Por Larissa Magalhães, pesquisadora no Brasil do Projeto Estratégias de Compartilhamento de Dados na América Latina.
O Brasil tem uma longa trajetória de coleta, armazenamento, processamento e gestão de dados no setor público que foi pautada pelas reformas fiscais, democráticas, gerenciais e digitais do governo. No entanto, a governança e compartilhamento de dados são iniciativas mais recentes e que suscitam as ambições e o compromisso do governo em desenvolver de políticas, entregar de soluções e serviços ao cidadao orietando por dados. A abordagem brasileira pode ser capturada em diferentes ciclos de governança de dados.
Durante as décadas de 1960 a 1980, o Brasil estruturou um modelo de gestão centralizada de dados públicos, com a criação de empresas estatais como SERPRO e DATAPREV. Estas organizações monopolizaram o processamento de informações governamentais, visando garantir a soberania nacional e a eficiência administrativa, especialmente em áreas como gestão financeira e tributária. O foco era voltado para a automação interna e a informatização de processos, priorizando a regulação restritiva dos dados, cujo sigilo era regra geral.
Entre os 1980 e 1990, a crise fiscal e a pressão por modernização levaram à descentralização da gestão tecnológica, com cada órgão público assumindo responsabilidade por seus próprios sistemas e dados. A terceirização de serviços começou a se expandir, e as reformas administrativas abriram caminho para a agenda de governo eletrônico. Apesar disso, o foco inicial das iniciativas era a coordenação de recursos de TI, sem estabelecer governança de dados efetiva. O sigilo fiscal estabelecido no Código Tributário Nacional continuava restringindo fortemente o acesso e a troca de dados, refletindo uma visão conservadora da gestão de dados da administração pública da época. Não havia gestão da informação institucionalizada, e as iniciativas se concentravam principalmente na implementação de sistemas de tecnologia da informação e comunicação.
Com o início do Governo Eletrônico em 2000, o Brasil buscou integrar e modernizar os serviços públicos por meio de padrões interoperabilidade (e-PING) e acessibilidadeo (e-MAG). Paralelamente, a criação do Comitê Executivo do Governo Eletrônico foi essencial para coordenar ações e normas, destacando o compartilhamento de informações como pilar do e-gov. Iniciativas governamentias ampliaram o foco no atendimento ao cidadão pela modernização e simplificação de serviços públicos. Contudo, a falta de infraestrutura tecnológica e a gestão descentralizada dos sistemas dificultaram a integração completa. A Constituição de 1988 já previa a transparência e o direito à informação pública, aprofundados pela Lei de Acesso à Informação (2011) e pelo Marco Civil da Internet (2014) introduziu normas de privacidade e proteção de dados na internet.

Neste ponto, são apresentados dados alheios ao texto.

template <typename T, int NT, int BK, int NTHR, int MINW = 2, int PAD = 16, bool GRAD = false, bool BIGD = false, bool SEG = false>
__global__ void __launch_bounds__(NTHR, MINW) strip_kernel(StripArgs a, int64_t nstrips) {
  using G = TileGemm<T, NT, BK, NTHR, PAD>;
  using Acc = typename G::Acc;
  using QRegs = typename G::QRegs;
  constexpr int NB = G::NB, MI = G::MI, NJ = G::NJ, VEC = G::VEC;

  extern __shared__ __attribute__((aligned(16))) unsigned char smem_raw[];
  T* smem = reinterpret_cast<T*>(smem_raw);
  T* xs = smem;
  const int pre_dl = BIGD ? (a.kp.d <= 32 ? 32 : 64) : (a.kp.d <= 8 ? 8 : a.kp.d <= 16 ? 16 : 0);
  const int dl = pre_dl ? pre_dl : a.kp.d;

  const T* __restrict__ Tm = static_cast<const T*>(a.T);
  const T* __restrict__ U = static_cast<const T*>(a.U);
  const T* __restrict__ zs = static_cast<const T*>(a.zs);
  const T* __restrict__ mp = static_cast<const T*>(a.mp);
  const T* __restrict__ x = static_cast<const T*>(a.x);
  const T* __restrict__ invl = static_cast<const T*>(a.kp.invl);
  const int64_t Mp = a.Mp, M = a.M;
  const int d = a.kp.d, family = a.kp.family;
  const T variance = T(a.kp.variance);
  const int nP = int(Mp / NB);
  T* __restrict__ work = static_cast<T*>(a.work) + int64_t(blockIdx.x) * Mp * NT;
  T* __restrict__ workK = (GRAD && !diag::ablate<256>) ? static_cast<T*>(a.work) + (int64_t(gridDim.x) + blockIdx.x) * Mp * NT : work;
  const int tid = threadIdx.x, lane = tid & 63;
  const typename G::QOff qoff = G::q_offsets(NT);

  __shared__ unsigned next_strip;
#if SVGP_PREGEN_EXPTAB
  __shared__ double s_exptab[64];
  if (sizeof(T) == 8 && threadIdx.x < 64) s_exptab[threadIdx.x] = exp2(double(threadIdx.x) * 0.015625);
  const double* exptab = s_exptab;
#else
  const double* exptab = nullptr;
#endif
  SVGP_SSTAMP_KERNEL_BEGIN();
  [[maybe_unused]] int prio_strips = 0;
  [[maybe_unused]] int part = 0, nsplit = 1;
  if constexpr (SEG) {
    if (a.seg_split > 1) { nsplit = a.seg_split; part = int(blockIdx.x / nstrips); }
  }
  for (int64_t strip = (nsplit > 1) ? int64_t(blockIdx.x % nstrips) : int64_t(blockIdx.x); strip < nstrips;) {
    if constexpr (SEG) {
      work = static_cast<T*>(a.work) + strip * Mp * NT;
      workK = GRAD ? static_cast<T*>(a.work) + (nstrips + strip) * Mp * NT : work;
    }
    SVGP_SSTAMP_STRIP_BEGIN();
    SVGP_SSTAMP(0);
    strip_prio<GRAD && !SEG>(prio_strips++);
    const int64_t c0 = strip * NT;
    if constexpr (SEG) { if (tid == 0) next_strip = unsigned(strip + gridDim.x); }
    else if (tid == 0) next_strip = gridDim.x + atomicAdd(a.counter, 1u);
    const int64_t last = a.off + a.len - 1;
    const bool do_pregen = !SEG || (a.seg_flags & kSegPregen);
    if (do_pregen)
    for (int e = tid; e < dl * NT; e += NTHR) {
      const int f = e / NT, c = e % NT;
      int64_t g = a.off + c0 + c;
      g = g > last ? last : g;
      xs[e] = (f < d) ? x[int64_t(f) * a.ldx + g] * invl[f] : T(0);
    }
    __syncthreads();
    if (do_pregen) {
      auto pregen = [&](auto fam) {
        constexpr int F = decltype(fam)::value;
        using V = typename G::V;
        constexpr int CPR = NT / VEC;
        for (int e = tid; e < int(Mp) * CPR; e += NTHR) {
          const int k = e / CPR, c = (e % CPR) * VEC;
          T r2[VEC];
#pragma unroll
          for (int q = 0; q < VEC; ++q) r2[q] = T(0);
#pragma unroll 8
          for (int f = 0; f < d; ++f) {
            const T zf = zs[int64_t(f) * Mp + k];
            const V xf = *reinterpret_cast<const V*>(xs + f * NT + c);
#pragma unroll
            for (int q = 0; q < VEC; ++q) {
              const T df = xf[q] - zf;
              r2[q] = fma(df, df, r2[q]);
            }
          }
          V out;
#pragma unroll
          for (int q = 0; q < VEC; ++q) out[q] = (k < M) ? kappa<T>(F, r2[q], variance) : T(0);
          *reinterpret_cast<V*>(workK + int64_t(k) * NT + c) = out;
        }
      };
      if constexpr (BIGD) {
        if (pre_dl == 32) {
          if (family == KSE) pregen_mfma<T, NT, NTHR, KSE, 32>(xs, zs, d, Mp, M, a.kp.variance, workK, exptab);
          else if (family == KM32) pregen_mfma<T, NT, NTHR, KM32, 32>(xs, zs, d, Mp, M, a.kp.variance, workK);
          else pregen_mfma<T, NT, NTHR, KM52, 32>(xs, zs, d, Mp, M, a.kp.variance, workK);
        } else {
          if (family == KSE) pregen_mfma<T, NT, NTHR, KSE, 64>(xs, zs, d, Mp, M, a.kp.variance, workK, exptab);
          else if (family == KM32) pregen_mfma<T, NT, NTHR, KM32, 64>(xs, zs, d, Mp, M, a.kp.variance, workK);
          else pregen_mfma<T, NT, NTHR, KM52, 64>(xs, zs, d, Mp, M, a.kp.variance, workK);
        }
      } else if (pre_dl == 8) {
        if (family == KSE) pregen_mfma<T, NT, NTHR, KSE, 8>(xs, zs, d, Mp, M, a.kp.variance, workK, exptab);
        else if (family == KM32) pregen_mfma<T, NT, NTHR, KM32, 8>(xs, zs, d, Mp, M, a.kp.variance, workK);
        else pregen_mfma<T, NT, NTHR, KM52, 8>(xs, zs, d, Mp, M, a.kp.variance, workK);
      } else if (pre_dl == 16) {
        if (family == KSE) pregen_mfma<T, NT, NTHR, KSE, 16>(xs, zs, d, Mp, M, a.kp.variance, workK, exptab);
        else if (family == KM32) pregen_mfma<T, NT, NTHR, KM32, 16>(xs, zs, d, Mp, M, a.kp.variance, workK);
        else pregen_mfma<T, NT, NTHR, KM52, 16>(xs, zs, d, Mp, M, a.kp.variance, workK);
      } else if (family == KSE) pregen(std::integral_constant<int, KSE>{});
      else if (family == KM32) pregen(std::integral_constant<int, KM32>{});
      else pregen(std::integral_constant<int, KM52>{});
      __syncthreads();
    }

    double sA[NJ], sM[NJ], sC[NJ];
#pragma unroll
    for (int j = 0; j < NJ; ++j) sA[j] = sM[j] = sC[j] = 0.0;
    int I_lo = 0, I_hi = nP;
    if constexpr (SEG) {
      I_lo = a.seg_lo;
      I_hi = a.seg_hi;
      if ((a.seg_flags & kSegLoad) && part == 0) {
        const double* __restrict__ st = a.seg_state + (strip * NTHR + tid) * (2 * NJ);
#pragma unroll
        for (int j = 0; j < NJ; ++j) { sA[j] = st[j]; sM[j] = st[NJ + j]; }
      }
    }

    SVGP_SSTAMP(1);
    for (int I = I_lo; I < I_hi; ++I) {
      SVGP_SSTAMP(2 + 3 * I);
      Acc acc;
      acc.zero();
      const int tK = I * (NB / BK);
      if constexpr (SVGP_ASYNC && G::kAsync) {
        auto qsrc = [&](int t) { return (t < tK ? work : workK) + int64_t(t) * BK * NT; };
        G::template loop_tri_async<(SVGP_TRI & 1) ? 1 : 0>(acc, Tm + int64_t(I) * NB, Mp, (I + 1) * (NB / BK), qsrc, smem);
      } else {
        auto qload = [&](int t, QRegs& r) { G::load_q(r, (t < tK ? work : workK) + int64_t(t) * BK * NT, qoff); };
        G::template loop_tri<(BK == 16 && (SVGP_TRI & 1)) ? 1 : 0>(acc, Tm + int64_t(I) * NB, Mp, (I + 1) * (NB / BK), qload, smem);
      }

      SVGP_SSTAMP(3 + 3 * I);
#pragma unroll
      for (int i = 0; i < MI; ++i) {
#pragma unroll
        for (int r = 0; r < 4; ++r) {
          const int row = I * NB + G::acc_row(i, r);
          const double mr = double(mp[row]);
#pragma unroll
          for (int j = 0; j < NJ; ++j) {
            const T val = acc.v[i][j][r];
            const int col = G::acc_col(j);
            if constexpr (!diag::ablate<4>) work[int64_t(row) * NT + col] = val;
            if (a.A_out) static_cast<T*>(a.A_out)[int64_t(row) * a.lda + c0 + col] = val;
            if constexpr (!GRAD) {
              if (a.At_out) static_cast<T*>(a.At_out)[(c0 + col) * Mp + row] = val;
            }
            if constexpr (!diag::ablate<16>) {
              const double dv = double(val);
              if constexpr (!GRAD) sA[j] = fma(dv, dv, sA[j]);
              sM[j] = fma(dv, mr, sM[j]);
            } else {
              sA[j] += double(val) + mr;
            }
          }
        }
      }
      if constexpr (GRAD && !diag::ablate<32>) store_tile_point_major<G, T, NT, NTHR>(acc, smem, static_cast<T*>(a.At_out), c0, Mp, I * NB);
      __syncthreads();
      SVGP_SSTAMP(4 + 3 * I);
    }

    if constexpr (SEG) {
      if (a.seg_flags & kSegStore) {
        double* __restrict__ st = a.seg_state + (strip * NTHR + tid) * (2 * NJ);
#pragma unroll
        for (int j = 0; j < NJ; ++j) { st[j] = sA[j]; st[NJ + j] = sM[j]; }
      }
      if (!(a.seg_flags & kSegPhase2)) {
        strip = next_strip;
        __syncthreads();
        continue;
      }
    }
    if constexpr (!GRAD)
    for (int J = SEG ? part : 0; J < nP; J += (SEG ? nsplit : 1)) {
      SVGP_SSTAMP(60 + 2 * J);
      Acc acc;
      acc.zero();
      const T* wq = work + int64_t(J) * NB * NT;
      if constexpr (SVGP_ASYNC && G::kAsync) {
        auto qsrc = [&](int t) { return wq + int64_t(t) * BK * NT; };
        G::template loop_tri_async<(SVGP_TRI & 2) ? -1 : 0>(acc, U + int64_t(J) * NB + int64_t(J) * NB * Mp, Mp, (nP - J) * (NB / BK), qsrc,
                                                            smem);
      } else {
        auto qload = [&](int t, QRegs& r) { G::load_q(r, wq + int64_t(t) * BK * NT, qoff); };
        G::template loop_tri<(BK == 16 && (SVGP_TRI & 2)) ? -1 : 0>(acc, U + int64_t(J) * NB + int64_t(J) * NB * Mp, Mp, (nP - J) * (NB / BK), qload,
                                                   smem);
      }
      SVGP_SSTAMP(61 + 2 * J);
#pragma unroll
      for (int i = 0; i < MI; ++i)
#pragma unroll
        for (int r = 0; r < 4; ++r)
#pragma unroll
          for (int j = 0; j < NJ; ++j) {
            const T val = acc.v[i][j][r];
            if (a.C_out) static_cast<T*>(a.C_out)[int64_t(J * NB + G::acc_row(i, r)) * a.lda + c0 + G::acc_col(j)] = val;
            if (a.Ct_out) static_cast<T*>(a.Ct_out)[(c0 + G::acc_col(j)) * Mp + J * NB + G::acc_row(i, r)] = val;
            const double dv = double(val);
            sC[j] = fma(dv, dv, sC[j]);
          }
    }

    if constexpr (GRAD) {
      const T* __restrict__ Rm = static_cast<const T*>(a.R);
      T* __restrict__ Pt = static_cast<T*>(a.Pt_out);
      int p3_lo = 0, p3_hi = nP;
      if constexpr (SEG) { p3_lo = (part * nP) / nsplit; p3_hi = ((part + 1) * nP) / nsplit; }
      for (int I = p3_lo; I < p3_hi; ++I) {
        SVGP_SSTAMP(26 + 4 * I);
        Acc acc;
        acc.zero();
        if constexpr (SVGP_ASYNC && G::kAsync) {
          auto qsrc = [&](int t) { return work + int64_t(t) * BK * NT; };
          G::template loop_tri_async<0>(acc, Rm + int64_t(I) * NB, Mp, nP * (NB / BK), qsrc, smem);
        } else {
          auto qload = [&](int t, QRegs& r) { G::load_q(r, work + int64_t(t) * BK * NT, qoff); };
          G::template loop_tri<0>(acc, Rm + int64_t(I) * NB, Mp, nP * (NB / BK), qload, smem);
        }
        SVGP_SSTAMP(27 + 4 * I);
        if constexpr (!diag::ablate<128>) {
#pragma unroll
          for (int i = 0; i < MI; ++i)
#pragma unroll
            for (int r = 0; r < 4; ++r) {
              const int64_t row = int64_t(I) * NB + G::acc_row(i, r);
#pragma unroll
              for (int j = 0; j < NJ; ++j) sC[j] = fma(double(acc.v[i][j][r]), double(workK[row * NT + G::acc_col(j)]), sC[j]);
            }
        } else {
#pragma unroll
          for (int j = 0; j < NJ; ++j) sC[j] += double(acc.v[0][j][0]);
        }
        SVGP_SSTAMP(28 + 4 * I);
        if constexpr (!diag::ablate<64>) store_tile_point_major<G, T, NT, NTHR>(acc, smem, Pt, c0, Mp, I * NB);
        else if (acc.v[0][0][0] == T(12345.678)) Pt[c0] = acc.v[0][0][0];
        SVGP_SSTAMP(29 + 4 * I);
      }
    }

    SVGP_SSTAMP(100);
    double* red = reinterpret_cast<double*>(smem_raw);
#pragma unroll
    for (int j = 0; j < NJ; ++j) {
      double va = sA[j], vm = sM[j], vc = sC[j];
      va += __shfl_xor(va, 16); va += __shfl_xor(va, 32);
      vm += __shfl_xor(vm, 16); vm += __shfl_xor(vm, 32);
      vc += __shfl_xor(vc, 16); vc += __shfl_xor(vc, 32);
      if ((lane >> 4) == 0) {
        const int wr = (tid >> 6) / G::WC;
        const int col = G::acc_col(j);
        red[(0 * G::WR + wr) * NT + col] = va;
        red[(1 * G::WR + wr) * NT + col] = vm;
        red[(2 * G::WR + wr) * NT + col] = vc;
      }
    }
    __syncthreads();
    {
      bool split_done = false;
      if constexpr (SEG) {
        if (nsplit > 1) {
          __shared__ int s_last_part;
          if (tid < NT) {
            double qa = 0, qm = 0, qc = 0;
#pragma unroll
            for (int w = 0; w < G::WR; ++w) {
              qa += red[(0 * G::WR + w) * NT + tid];
              qm += red[(1 * G::WR + w) * NT + tid];
              qc += red[(2 * G::WR + w) * NT + tid];
            }
            double* __restrict__ pp = a.seg_part + ((int64_t(part) * nstrips + strip) * 3) * NT;
            pp[tid] = qa;
            pp[NT + tid] = qm;
            pp[2 * NT + tid] = qc;
          }
          __threadfence();
          __syncthreads();
          if (tid == 0) s_last_part = (__hip_atomic_fetch_add(&a.seg_cnt[strip], 1u, __ATOMIC_ACQ_REL, __HIP_MEMORY_SCOPE_AGENT) == unsigned(nsplit - 1));
          __syncthreads();
          if (s_last_part) {
            __threadfence();
            if (tid < NT && c0 + tid < a.len) {
              double qa = 0, qm = 0, qc = 0;
              for (int q = 0; q < nsplit; ++q) {
                const double* __restrict__ pp = a.seg_part + ((int64_t(q) * nstrips + strip) * 3) * NT;
                qa += __builtin_nontemporal_load(pp + tid);
                qm += __builtin_nontemporal_load(pp + NT + tid);
                qc += __builtin_nontemporal_load(pp + 2 * NT + tid);
              }
              const double mc = a.mux ? a.mean_const + double(static_cast<const T*>(a.mux)[c0 + tid]) : a.mean_const;
              a.mom_mu[c0 + tid] = mc + qm;
              a.mom_var[c0 + tid] = a.kp.variance - qa + qc;
            }
          }
          __syncthreads();
          split_done = true;
        }
      }
      if (!split_done) {
      if (tid < NT && c0 + tid < a.len) {
        double qa = 0, qm = 0, qc = 0;
#pragma unroll
        for (int w = 0; w < G::WR; ++w) {
          qa += red[(0 * G::WR + w) * NT + tid];
          qm += red[(1 * G::WR + w) * NT + tid];
          qc += red[(2 * G::WR + w) * NT + tid];
        }
        const double mc = a.mux ? a.mean_const + double(static_cast<const T*>(a.mux)[c0 + tid]) : a.mean_const;
        a.mom_mu[c0 + tid] = mc + qm;
        a.mom_var[c0 + tid] = a.kp.variance - qa + qc;
      }
      __syncthreads();
      }
    }
    strip = next_strip;
    __syncthreads();
    SVGP_SSTAMP(101);
  }
  SVGP_SSTAMP_KERNEL_END();
}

A adesão à Open Government Partnership, marcou um avanço na transparência e no acesso à informação, levando à criação da Infraestrutura Nacional de Dados Abertos e de compromissos governamentais pela gestão dos dados. A governança de dados ainda não estava consolidada, mas começou a tomar forma.
A partir de 2015, com a transição para um governo digital, o compartilhamento de dados tornou-se estratégico. A Política e a Estratégia de Governança Digital enfatizaram o uso de plataformas integradas e interoperáveis, como o gov.br, para centralizar e simplificar o acesso a serviços e dados públicos. Contudo, desafios relacionados à privacidade, vigilância e transparência surgiram com a implementação de iniciativas como o Cadastro Base do Cidadão baseado no extensivo compartilhamento de dados. Por outro lado, a Lei Geral de Proteção de Dados e o Decreto 10.046/19 estabeleceram critérios mais rigorosos para a governança de dados. Mas a falta de transparência no Comitê Central de Governança de Dados exigiu intervenção do Supremo Tribunal Federal, que alinhou novas práticas de governança e exigências legais de proteção e privacidade.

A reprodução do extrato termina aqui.